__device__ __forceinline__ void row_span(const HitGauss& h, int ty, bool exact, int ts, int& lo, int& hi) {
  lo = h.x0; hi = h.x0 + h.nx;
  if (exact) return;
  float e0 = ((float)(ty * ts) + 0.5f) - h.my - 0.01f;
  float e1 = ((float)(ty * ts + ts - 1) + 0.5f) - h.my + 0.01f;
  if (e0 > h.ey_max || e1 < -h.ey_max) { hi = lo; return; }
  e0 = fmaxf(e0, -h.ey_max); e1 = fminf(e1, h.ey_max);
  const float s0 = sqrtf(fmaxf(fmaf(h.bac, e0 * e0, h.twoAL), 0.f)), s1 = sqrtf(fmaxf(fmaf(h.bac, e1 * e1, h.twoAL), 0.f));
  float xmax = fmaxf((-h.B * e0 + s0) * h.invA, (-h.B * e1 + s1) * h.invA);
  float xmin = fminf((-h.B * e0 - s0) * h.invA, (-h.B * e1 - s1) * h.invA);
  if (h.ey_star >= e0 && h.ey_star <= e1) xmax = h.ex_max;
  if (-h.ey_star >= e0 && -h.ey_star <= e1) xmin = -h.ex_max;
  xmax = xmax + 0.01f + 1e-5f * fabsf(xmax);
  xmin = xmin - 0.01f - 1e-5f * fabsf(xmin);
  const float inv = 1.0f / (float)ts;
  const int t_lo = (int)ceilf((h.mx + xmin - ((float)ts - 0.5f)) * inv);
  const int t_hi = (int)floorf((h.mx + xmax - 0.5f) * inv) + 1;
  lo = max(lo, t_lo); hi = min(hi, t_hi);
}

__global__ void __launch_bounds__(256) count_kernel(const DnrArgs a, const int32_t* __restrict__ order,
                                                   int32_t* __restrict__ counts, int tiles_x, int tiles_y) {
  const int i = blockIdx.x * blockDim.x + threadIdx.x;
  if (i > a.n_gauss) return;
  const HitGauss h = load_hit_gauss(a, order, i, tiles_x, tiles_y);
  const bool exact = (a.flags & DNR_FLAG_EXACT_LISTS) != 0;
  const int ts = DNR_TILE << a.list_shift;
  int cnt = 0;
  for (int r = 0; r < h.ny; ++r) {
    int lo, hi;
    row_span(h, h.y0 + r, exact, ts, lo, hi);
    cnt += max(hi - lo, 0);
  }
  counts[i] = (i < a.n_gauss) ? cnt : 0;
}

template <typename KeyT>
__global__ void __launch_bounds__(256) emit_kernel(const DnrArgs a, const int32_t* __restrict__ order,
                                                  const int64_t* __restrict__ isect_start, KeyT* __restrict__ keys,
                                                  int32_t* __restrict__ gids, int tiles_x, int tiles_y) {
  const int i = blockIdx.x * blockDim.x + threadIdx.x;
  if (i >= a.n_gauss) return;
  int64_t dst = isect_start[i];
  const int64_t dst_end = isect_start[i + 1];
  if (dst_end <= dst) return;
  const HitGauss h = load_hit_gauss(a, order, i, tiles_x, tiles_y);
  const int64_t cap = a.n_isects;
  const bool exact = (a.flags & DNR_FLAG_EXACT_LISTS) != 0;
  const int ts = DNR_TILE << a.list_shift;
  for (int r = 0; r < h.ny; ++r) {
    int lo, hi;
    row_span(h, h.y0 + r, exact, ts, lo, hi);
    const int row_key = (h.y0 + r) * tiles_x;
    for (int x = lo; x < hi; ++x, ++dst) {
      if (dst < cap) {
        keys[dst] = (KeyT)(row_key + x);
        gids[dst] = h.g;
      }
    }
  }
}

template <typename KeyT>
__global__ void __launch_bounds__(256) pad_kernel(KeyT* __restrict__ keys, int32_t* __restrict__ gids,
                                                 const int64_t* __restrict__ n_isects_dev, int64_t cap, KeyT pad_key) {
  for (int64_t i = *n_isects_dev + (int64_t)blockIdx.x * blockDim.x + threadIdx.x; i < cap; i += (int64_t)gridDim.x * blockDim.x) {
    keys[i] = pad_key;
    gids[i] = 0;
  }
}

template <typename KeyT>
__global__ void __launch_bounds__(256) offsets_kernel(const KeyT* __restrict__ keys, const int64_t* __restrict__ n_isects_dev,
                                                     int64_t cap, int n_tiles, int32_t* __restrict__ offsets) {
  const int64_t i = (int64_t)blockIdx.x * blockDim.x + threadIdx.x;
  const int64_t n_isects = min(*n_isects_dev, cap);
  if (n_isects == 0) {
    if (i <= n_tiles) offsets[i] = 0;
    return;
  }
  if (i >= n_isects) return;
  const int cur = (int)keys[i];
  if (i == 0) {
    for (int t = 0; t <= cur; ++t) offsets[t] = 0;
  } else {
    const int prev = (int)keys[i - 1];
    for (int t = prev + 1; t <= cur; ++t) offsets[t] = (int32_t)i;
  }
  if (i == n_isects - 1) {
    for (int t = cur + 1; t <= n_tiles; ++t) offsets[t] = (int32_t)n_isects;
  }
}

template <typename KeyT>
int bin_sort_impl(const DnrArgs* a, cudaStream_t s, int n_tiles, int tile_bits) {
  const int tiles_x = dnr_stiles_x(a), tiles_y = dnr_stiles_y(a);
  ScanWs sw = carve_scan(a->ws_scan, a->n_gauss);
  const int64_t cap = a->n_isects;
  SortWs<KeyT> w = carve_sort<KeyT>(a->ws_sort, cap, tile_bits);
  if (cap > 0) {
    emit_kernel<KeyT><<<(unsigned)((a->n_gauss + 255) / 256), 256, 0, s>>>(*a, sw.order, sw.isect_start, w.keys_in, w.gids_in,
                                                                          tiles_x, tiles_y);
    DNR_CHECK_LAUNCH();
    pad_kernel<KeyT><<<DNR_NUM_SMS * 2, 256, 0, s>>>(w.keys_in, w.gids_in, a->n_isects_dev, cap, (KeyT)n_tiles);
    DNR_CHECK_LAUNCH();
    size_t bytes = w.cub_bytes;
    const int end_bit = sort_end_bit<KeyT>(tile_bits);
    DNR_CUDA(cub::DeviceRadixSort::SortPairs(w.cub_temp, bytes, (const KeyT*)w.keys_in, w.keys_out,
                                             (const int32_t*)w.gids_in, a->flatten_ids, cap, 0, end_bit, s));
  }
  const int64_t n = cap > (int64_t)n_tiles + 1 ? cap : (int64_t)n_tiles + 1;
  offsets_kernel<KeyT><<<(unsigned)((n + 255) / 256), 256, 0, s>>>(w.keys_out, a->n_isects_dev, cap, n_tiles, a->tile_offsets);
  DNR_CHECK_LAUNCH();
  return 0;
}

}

- **Your assignment**: The data is to be reproduced in full, every line intact.

- **Problem solution**:
__device__ __forceinline__ void row_span(const HitGauss& h, int ty, bool exact, int ts, int& lo, int& hi) {
  lo = h.x0; hi = h.x0 + h.nx;
  if (exact) return;
  float e0 = ((float)(ty * ts) + 0.5f) - h.my - 0.01f;
  float e1 = ((float)(ty * ts + ts - 1) + 0.5f) - h.my + 0.01f;
  if (e0 > h.ey_max || e1 < -h.ey_max) { hi = lo; return; }
  e0 = fmaxf(e0, -h.ey_max); e1 = fminf(e1, h.ey_max);
  const float s0 = sqrtf(fmaxf(fmaf(h.bac, e0 * e0, h.twoAL), 0.f)), s1 = sqrtf(fmaxf(fmaf(h.bac, e1 * e1, h.twoAL), 0.f));
  float xmax = fmaxf((-h.B * e0 + s0) * h.invA, (-h.B * e1 + s1) * h.invA);
  float xmin = fminf((-h.B * e0 - s0) * h.invA, (-h.B * e1 - s1) * h.invA);
  if (h.ey_star >= e0 && h.ey_star <= e1) xmax = h.ex_max;
  if (-h.ey_star >= e0 && -h.ey_star <= e1) xmin = -h.ex_max;
  xmax = xmax + 0.01f + 1e-5f * fabsf(xmax);
  xmin = xmin - 0.01f - 1e-5f * fabsf(xmin);
  const float inv = 1.0f / (float)ts;
  const int t_lo = (int)ceilf((h.mx + xmin - ((float)ts - 0.5f)) * inv);
  const int t_hi = (int)floorf((h.mx + xmax - 0.5f) * inv) + 1;
  lo = max(lo, t_lo); hi = min(hi, t_hi);
}

__global__ void __launch_bounds__(256) count_kernel(const DnrArgs a, const int32_t* __restrict__ order,
                                                   int32_t* __restrict__ counts, int tiles_x, int tiles_y) {
  const int i = blockIdx.x * blockDim.x + threadIdx.x;
  if (i > a.n_gauss) return;
  const HitGauss h = load_hit_gauss(a, order, i, tiles_x, tiles_y);
  const bool exact = (a.flags & DNR_FLAG_EXACT_LISTS) != 0;
  const int ts = DNR_TILE << a.list_shift;
  int cnt = 0;
  for (int r = 0; r < h.ny; ++r) {
    int lo, hi;
    row_span(h, h.y0 + r, exact, ts, lo, hi);
    cnt += max(hi - lo, 0);
  }
  counts[i] = (i < a.n_gauss) ? cnt : 0;
}

template <typename KeyT>
__global__ void __launch_bounds__(256) emit_kernel(const DnrArgs a, const int32_t* __restrict__ order,
                                                  const int64_t* __restrict__ isect_start, KeyT* __restrict__ keys,
                                                  int32_t* __restrict__ gids, int tiles_x, int tiles_y) {
  const int i = blockIdx.x * blockDim.x + threadIdx.x;
  if (i >= a.n_gauss) return;
  int64_t dst = isect_start[i];
  const int64_t dst_end = isect_start[i + 1];
  if (dst_end <= dst) return;
  const HitGauss h = load_hit_gauss(a, order, i, tiles_x, tiles_y);
  const int64_t cap = a.n_isects;
  const bool exact = (a.flags & DNR_FLAG_EXACT_LISTS) != 0;
  const int ts = DNR_TILE << a.list_shift;
  for (int r = 0; r < h.ny; ++r) {
    int lo, hi;
    row_span(h, h.y0 + r, exact, ts, lo, hi);
    const int row_key = (h.y0 + r) * tiles_x;
    for (int x = lo; x < hi; ++x, ++dst) {
      if (dst < cap) {
        keys[dst] = (KeyT)(row_key + x);
        gids[dst] = h.g;
      }
    }
  }
}

template <typename KeyT>
__global__ void __launch_bounds__(256) pad_kernel(KeyT* __restrict__ keys, int32_t* __restrict__ gids,
                                                 const int64_t* __restrict__ n_isects_dev, int64_t cap, KeyT pad_key) {
  for (int64_t i = *n_isects_dev + (int64_t)blockIdx.x * blockDim.x + threadIdx.x; i < cap; i += (int64_t)gridDim.x * blockDim.x) {
    keys[i] = pad_key;
    gids[i] = 0;
  }
}

template <typename KeyT>
__global__ void __launch_bounds__(256) offsets_kernel(const KeyT* __restrict__ keys, const int64_t* __restrict__ n_isects_dev,
                                                     int64_t cap, int n_tiles, int32_t* __restrict__ offsets) {
  const int64_t i = (int64_t)blockIdx.x * blockDim.x + threadIdx.x;
  const int64_t n_isects = min(*n_isects_dev, cap);
  if (n_isects == 0) {
    if (i <= n_tiles) offsets[i] = 0;
    return;
  }
  if (i >= n_isects) return;
  const int cur = (int)keys[i];
  if (i == 0) {
    for (int t = 0; t <= cur; ++t) offsets[t] = 0;
  } else {
    const int prev = (int)keys[i - 1];
    for (int t = prev + 1; t <= cur; ++t) offsets[t] = (int32_t)i;
  }
  if (i == n_isects - 1) {
    for (int t = cur + 1; t <= n_tiles; ++t) offsets[t] = (int32_t)n_isects;
  }
}

template <typename KeyT>
int bin_sort_impl(const DnrArgs* a, cudaStream_t s, int n_tiles, int tile_bits) {
  const int tiles_x = dnr_stiles_x(a), tiles_y = dnr_stiles_y(a);
  ScanWs sw = carve_scan(a->ws_scan, a->n_gauss);
  const int64_t cap = a->n_isects;
  SortWs<KeyT> w = carve_sort<KeyT>(a->ws_sort, cap, tile_bits);
  if (cap > 0) {
    emit_kernel<KeyT><<<(unsigned)((a->n_gauss + 255) / 256), 256, 0, s>>>(*a, sw.order, sw.isect_start, w.keys_in, w.gids_in,
                                                                          tiles_x, tiles_y);
    DNR_CHECK_LAUNCH();
    pad_kernel<KeyT><<<DNR_NUM_SMS * 2, 256, 0, s>>>(w.keys_in, w.gids_in, a->n_isects_dev, cap, (KeyT)n_tiles);
    DNR_CHECK_LAUNCH();
    size_t bytes = w.cub_bytes;
    const int end_bit = sort_end_bit<KeyT>(tile_bits);
    DNR_CUDA(cub::DeviceRadixSort::SortPairs(w.cub_temp, bytes, (const KeyT*)w.keys_in, w.keys_out,
                                             (const int32_t*)w.gids_in, a->flatten_ids, cap, 0, end_bit, s));
  }
  const int64_t n = cap > (int64_t)n_tiles + 1 ? cap : (int64_t)n_tiles + 1;
  offsets_kernel<KeyT><<<(unsigned)((n + 255) / 256), 256, 0, s>>>(w.keys_out, a->n_isects_dev, cap, n_tiles, a->tile_offsets);
  DNR_CHECK_LAUNCH();
  return 0;
}

}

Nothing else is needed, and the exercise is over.